> [Exercise requirements] If a line in the data has the string "batch", please show it.

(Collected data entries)

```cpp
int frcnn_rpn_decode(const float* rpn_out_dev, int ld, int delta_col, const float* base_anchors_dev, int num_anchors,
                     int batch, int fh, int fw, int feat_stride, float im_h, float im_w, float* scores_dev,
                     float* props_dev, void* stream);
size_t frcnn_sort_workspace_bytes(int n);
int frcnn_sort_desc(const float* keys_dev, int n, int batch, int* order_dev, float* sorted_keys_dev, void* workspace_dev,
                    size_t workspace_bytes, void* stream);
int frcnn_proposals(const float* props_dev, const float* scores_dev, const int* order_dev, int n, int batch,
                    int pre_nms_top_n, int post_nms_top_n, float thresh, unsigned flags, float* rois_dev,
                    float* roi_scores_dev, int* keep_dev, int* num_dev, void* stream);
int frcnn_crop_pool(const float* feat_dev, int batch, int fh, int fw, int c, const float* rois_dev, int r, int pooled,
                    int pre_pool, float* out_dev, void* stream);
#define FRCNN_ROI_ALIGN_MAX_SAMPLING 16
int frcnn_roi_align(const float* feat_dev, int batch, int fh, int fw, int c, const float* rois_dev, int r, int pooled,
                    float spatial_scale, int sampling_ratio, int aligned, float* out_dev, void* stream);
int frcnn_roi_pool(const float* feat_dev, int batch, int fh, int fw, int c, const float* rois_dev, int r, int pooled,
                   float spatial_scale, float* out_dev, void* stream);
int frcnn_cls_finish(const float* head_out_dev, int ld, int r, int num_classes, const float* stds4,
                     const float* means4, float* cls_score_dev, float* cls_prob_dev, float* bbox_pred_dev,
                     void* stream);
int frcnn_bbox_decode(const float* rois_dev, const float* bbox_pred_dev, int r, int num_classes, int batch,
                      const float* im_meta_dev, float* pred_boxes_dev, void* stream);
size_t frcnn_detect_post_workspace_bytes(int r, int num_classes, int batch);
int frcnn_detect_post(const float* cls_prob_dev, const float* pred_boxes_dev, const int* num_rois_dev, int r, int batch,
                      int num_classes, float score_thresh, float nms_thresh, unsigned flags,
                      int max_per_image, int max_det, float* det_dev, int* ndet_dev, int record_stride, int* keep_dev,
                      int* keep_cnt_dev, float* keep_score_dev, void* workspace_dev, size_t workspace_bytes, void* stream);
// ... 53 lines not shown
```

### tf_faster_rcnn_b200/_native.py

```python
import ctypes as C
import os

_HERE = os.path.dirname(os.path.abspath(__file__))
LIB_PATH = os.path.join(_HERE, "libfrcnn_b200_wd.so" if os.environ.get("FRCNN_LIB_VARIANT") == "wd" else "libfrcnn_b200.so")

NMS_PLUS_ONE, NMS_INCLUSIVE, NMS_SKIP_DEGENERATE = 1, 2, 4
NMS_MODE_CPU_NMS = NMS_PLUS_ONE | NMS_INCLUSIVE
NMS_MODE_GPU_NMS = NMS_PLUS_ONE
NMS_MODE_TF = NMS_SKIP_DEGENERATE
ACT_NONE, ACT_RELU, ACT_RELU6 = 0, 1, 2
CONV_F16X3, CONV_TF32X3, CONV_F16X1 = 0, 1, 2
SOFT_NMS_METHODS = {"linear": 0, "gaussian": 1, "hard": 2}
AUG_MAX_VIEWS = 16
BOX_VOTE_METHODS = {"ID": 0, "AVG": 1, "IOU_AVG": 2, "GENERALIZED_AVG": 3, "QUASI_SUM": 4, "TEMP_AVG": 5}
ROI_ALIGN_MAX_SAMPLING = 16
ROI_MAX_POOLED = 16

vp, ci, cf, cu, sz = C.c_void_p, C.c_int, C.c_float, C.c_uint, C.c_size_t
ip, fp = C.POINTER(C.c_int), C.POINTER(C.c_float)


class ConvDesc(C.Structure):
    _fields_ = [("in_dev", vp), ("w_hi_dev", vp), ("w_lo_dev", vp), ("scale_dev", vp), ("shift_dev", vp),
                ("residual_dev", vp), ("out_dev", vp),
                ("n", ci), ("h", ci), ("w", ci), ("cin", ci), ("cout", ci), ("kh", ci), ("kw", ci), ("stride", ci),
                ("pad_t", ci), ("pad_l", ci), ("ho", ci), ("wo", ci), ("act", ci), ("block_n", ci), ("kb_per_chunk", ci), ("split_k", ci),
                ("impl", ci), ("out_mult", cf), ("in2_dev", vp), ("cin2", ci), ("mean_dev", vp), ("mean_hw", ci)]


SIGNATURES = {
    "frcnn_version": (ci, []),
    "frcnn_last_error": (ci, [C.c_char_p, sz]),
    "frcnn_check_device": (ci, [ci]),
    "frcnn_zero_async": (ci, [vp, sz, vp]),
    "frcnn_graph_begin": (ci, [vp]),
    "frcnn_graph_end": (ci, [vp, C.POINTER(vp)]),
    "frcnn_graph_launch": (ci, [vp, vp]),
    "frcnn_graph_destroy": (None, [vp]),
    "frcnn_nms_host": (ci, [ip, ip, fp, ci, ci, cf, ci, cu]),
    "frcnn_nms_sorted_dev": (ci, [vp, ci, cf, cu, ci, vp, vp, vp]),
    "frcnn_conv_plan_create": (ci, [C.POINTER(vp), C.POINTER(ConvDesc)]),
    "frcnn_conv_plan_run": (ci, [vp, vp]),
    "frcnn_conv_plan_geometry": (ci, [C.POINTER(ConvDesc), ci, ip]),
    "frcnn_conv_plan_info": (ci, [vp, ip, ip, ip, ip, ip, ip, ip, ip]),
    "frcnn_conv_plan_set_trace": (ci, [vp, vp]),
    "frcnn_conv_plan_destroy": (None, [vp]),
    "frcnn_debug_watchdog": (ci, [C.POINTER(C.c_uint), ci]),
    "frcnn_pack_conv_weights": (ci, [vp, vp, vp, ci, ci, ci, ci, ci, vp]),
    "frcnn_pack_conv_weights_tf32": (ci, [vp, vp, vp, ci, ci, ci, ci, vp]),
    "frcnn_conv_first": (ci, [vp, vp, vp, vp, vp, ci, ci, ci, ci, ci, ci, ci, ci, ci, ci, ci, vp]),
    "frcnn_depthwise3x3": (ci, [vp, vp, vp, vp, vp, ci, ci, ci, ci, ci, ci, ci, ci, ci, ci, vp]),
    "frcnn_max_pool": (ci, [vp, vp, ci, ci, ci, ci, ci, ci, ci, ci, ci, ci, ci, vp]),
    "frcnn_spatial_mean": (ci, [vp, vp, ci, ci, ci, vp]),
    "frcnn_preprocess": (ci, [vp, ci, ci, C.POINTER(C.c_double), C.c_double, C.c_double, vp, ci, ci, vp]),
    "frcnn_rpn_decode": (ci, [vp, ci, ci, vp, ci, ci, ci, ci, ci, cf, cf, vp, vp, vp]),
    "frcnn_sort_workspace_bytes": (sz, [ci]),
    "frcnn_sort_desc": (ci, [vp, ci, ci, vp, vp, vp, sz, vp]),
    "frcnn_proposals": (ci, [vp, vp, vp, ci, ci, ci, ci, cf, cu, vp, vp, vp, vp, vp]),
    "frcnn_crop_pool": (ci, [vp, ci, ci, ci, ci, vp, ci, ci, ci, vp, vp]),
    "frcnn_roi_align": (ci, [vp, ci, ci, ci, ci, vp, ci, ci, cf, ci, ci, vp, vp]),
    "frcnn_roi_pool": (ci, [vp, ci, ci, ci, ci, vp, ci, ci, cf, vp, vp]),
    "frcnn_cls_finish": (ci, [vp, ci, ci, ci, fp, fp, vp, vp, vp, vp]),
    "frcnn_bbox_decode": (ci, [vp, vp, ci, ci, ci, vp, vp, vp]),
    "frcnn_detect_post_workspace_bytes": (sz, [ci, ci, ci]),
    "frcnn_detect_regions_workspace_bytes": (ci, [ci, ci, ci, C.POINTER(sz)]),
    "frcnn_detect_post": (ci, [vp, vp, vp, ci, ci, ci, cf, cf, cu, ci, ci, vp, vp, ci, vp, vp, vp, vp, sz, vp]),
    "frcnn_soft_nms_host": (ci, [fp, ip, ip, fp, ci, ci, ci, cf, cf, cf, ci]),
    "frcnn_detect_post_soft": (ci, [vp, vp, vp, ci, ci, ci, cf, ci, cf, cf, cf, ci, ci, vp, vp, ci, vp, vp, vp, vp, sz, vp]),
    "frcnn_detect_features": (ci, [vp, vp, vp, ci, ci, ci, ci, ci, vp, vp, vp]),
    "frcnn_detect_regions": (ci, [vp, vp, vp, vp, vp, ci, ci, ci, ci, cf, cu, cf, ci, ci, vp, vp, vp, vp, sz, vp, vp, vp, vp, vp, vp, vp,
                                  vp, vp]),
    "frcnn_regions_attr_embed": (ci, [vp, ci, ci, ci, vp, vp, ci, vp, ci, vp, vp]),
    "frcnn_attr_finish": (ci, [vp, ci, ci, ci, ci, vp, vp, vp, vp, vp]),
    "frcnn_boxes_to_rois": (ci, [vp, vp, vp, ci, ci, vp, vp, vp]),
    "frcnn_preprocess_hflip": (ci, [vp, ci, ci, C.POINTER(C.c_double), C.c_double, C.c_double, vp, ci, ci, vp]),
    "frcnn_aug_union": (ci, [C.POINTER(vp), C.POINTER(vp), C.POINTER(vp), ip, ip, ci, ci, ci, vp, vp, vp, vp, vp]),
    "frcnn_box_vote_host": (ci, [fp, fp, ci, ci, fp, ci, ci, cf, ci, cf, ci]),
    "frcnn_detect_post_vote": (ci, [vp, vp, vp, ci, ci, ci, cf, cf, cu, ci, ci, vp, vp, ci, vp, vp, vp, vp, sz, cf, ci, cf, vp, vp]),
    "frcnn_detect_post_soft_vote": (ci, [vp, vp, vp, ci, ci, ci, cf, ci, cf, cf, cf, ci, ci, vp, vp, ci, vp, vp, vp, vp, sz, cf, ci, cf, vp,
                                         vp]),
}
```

> [Exercise solution]
                     int batch, int fh, int fw, int feat_stride, float im_h, float im_w, float* scores_dev,
int frcnn_sort_desc(const float* keys_dev, int n, int batch, int* order_dev, float* sorted_keys_dev, void* workspace_dev,
int frcnn_proposals(const float* props_dev, const float* scores_dev, const int* order_dev, int n, int batch,
int frcnn_crop_pool(const float* feat_dev, int batch, int fh, int fw, int c, const float* rois_dev, int r, int pooled,
int frcnn_roi_align(const float* feat_dev, int batch, int fh, int fw, int c, const float* rois_dev, int r, int pooled,
int frcnn_roi_pool(const float* feat_dev, int batch, int fh, int fw, int c, const float* rois_dev, int r, int pooled,
int frcnn_bbox_decode(const float* rois_dev, const float* bbox_pred_dev, int r, int num_classes, int batch,
size_t frcnn_detect_post_workspace_bytes(int r, int num_classes, int batch);
int frcnn_detect_post(const float* cls_prob_dev, const float* pred_boxes_dev, const int* num_rois_dev, int r, int batch,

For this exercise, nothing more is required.